• What you should do:
Total the lines of the entries below that hold the string "static", then write only that total.

• Given information:
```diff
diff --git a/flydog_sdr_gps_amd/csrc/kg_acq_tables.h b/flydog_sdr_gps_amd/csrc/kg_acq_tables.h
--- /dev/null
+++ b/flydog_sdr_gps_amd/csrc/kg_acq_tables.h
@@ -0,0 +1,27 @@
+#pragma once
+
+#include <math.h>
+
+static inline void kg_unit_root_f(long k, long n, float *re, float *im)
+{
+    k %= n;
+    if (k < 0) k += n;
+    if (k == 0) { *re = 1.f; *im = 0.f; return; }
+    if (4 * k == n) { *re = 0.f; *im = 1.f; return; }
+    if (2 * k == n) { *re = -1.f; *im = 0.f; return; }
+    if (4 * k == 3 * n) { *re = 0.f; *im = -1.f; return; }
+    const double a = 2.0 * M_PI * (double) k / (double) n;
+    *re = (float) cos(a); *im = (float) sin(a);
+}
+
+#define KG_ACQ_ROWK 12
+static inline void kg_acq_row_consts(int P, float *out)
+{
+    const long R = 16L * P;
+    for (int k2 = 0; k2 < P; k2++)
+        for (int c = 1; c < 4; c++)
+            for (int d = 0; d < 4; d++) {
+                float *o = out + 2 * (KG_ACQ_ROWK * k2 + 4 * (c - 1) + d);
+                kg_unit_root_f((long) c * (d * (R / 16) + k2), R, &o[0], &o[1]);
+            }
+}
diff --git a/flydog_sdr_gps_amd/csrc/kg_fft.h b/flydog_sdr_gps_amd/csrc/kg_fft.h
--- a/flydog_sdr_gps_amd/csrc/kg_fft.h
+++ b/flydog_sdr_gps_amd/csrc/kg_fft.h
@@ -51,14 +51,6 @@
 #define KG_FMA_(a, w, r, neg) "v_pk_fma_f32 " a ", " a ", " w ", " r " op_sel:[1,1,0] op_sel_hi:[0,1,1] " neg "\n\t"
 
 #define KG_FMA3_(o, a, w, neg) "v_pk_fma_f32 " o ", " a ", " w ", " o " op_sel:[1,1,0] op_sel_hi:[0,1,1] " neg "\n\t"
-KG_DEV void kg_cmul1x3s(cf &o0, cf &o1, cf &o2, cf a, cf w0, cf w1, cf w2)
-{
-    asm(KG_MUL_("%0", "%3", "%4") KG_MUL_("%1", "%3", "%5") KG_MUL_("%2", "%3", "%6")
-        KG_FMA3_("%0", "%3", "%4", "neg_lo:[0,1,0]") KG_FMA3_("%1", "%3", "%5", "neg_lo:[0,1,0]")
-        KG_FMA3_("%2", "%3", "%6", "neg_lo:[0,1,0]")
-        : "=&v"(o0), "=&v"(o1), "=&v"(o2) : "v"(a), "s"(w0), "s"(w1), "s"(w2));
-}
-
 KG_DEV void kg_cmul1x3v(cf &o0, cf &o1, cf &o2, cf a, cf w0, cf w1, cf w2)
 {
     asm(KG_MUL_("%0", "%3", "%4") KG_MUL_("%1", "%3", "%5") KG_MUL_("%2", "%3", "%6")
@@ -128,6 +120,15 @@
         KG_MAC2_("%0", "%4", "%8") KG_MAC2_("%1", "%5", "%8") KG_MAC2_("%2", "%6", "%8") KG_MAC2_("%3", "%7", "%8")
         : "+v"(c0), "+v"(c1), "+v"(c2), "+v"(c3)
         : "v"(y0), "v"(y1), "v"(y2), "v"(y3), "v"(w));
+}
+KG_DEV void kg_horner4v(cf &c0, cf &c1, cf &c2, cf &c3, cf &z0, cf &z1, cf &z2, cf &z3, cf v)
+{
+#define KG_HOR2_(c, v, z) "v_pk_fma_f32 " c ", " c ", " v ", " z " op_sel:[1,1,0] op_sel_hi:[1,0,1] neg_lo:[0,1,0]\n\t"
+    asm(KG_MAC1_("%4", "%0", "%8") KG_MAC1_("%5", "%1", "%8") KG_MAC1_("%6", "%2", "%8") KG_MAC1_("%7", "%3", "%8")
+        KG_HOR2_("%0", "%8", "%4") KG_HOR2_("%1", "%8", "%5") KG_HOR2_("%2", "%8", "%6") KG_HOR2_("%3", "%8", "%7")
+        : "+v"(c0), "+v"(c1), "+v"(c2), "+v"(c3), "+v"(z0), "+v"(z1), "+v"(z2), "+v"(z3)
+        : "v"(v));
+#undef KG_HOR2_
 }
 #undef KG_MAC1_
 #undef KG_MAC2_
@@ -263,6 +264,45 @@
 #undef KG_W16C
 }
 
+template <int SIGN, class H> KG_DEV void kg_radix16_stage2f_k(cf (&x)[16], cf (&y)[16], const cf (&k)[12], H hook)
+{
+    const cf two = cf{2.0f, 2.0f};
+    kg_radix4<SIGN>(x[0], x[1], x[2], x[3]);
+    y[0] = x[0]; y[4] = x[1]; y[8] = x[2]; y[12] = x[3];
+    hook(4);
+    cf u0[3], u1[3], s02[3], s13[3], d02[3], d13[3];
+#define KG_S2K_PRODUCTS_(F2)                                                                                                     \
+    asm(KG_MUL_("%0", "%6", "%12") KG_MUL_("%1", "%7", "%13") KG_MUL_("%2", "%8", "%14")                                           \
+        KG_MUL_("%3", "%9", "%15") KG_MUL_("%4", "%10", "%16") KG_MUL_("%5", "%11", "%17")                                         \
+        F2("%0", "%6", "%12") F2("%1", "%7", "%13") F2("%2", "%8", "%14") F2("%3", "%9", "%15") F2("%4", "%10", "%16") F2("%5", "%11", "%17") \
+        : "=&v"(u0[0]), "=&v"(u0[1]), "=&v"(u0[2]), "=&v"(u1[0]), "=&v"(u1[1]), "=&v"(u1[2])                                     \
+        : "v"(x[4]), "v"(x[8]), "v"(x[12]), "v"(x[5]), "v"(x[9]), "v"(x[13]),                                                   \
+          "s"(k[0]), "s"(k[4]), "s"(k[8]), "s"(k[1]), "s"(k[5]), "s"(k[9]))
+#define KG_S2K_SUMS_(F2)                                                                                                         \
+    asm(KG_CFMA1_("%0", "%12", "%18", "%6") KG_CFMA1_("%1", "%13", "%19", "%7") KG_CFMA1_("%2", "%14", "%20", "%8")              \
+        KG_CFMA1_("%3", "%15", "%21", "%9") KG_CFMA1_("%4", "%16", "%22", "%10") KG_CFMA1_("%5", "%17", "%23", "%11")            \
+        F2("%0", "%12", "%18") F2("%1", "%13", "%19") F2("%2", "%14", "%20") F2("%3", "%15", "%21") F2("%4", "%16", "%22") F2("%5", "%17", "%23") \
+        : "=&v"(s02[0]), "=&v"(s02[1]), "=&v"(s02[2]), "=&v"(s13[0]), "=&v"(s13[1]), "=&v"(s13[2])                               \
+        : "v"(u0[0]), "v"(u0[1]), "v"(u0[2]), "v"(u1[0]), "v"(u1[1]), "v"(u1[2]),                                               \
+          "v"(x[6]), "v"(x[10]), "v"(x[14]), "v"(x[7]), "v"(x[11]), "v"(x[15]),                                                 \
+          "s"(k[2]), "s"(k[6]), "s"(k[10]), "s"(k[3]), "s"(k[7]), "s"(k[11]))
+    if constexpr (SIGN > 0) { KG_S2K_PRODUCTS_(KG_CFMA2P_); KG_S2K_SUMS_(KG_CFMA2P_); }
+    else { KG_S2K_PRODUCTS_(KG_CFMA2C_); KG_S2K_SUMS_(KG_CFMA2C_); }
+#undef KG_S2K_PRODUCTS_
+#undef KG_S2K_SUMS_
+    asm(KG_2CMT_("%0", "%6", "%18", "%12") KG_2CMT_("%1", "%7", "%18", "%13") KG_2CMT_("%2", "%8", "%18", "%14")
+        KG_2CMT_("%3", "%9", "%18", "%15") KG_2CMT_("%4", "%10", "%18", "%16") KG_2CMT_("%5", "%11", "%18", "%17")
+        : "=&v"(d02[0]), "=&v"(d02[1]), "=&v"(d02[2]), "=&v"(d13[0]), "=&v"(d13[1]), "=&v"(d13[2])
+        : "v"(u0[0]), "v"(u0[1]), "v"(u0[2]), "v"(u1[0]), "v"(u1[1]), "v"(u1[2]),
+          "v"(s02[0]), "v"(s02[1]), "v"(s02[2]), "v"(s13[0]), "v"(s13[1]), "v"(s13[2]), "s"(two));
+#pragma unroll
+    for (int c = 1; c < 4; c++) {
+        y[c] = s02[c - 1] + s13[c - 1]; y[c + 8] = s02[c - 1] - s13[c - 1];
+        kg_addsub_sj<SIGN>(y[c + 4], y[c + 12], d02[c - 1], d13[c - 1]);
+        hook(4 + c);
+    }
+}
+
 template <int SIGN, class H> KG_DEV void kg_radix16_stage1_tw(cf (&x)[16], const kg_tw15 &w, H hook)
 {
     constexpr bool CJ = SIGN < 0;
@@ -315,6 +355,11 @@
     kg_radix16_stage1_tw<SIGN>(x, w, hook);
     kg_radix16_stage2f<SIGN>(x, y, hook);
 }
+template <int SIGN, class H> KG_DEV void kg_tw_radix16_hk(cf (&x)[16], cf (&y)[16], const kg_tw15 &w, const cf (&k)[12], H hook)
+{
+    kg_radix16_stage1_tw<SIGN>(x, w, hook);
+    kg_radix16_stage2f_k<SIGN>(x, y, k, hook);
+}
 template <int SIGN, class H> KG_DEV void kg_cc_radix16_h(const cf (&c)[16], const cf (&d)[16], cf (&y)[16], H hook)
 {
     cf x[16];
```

• Result for this task:
2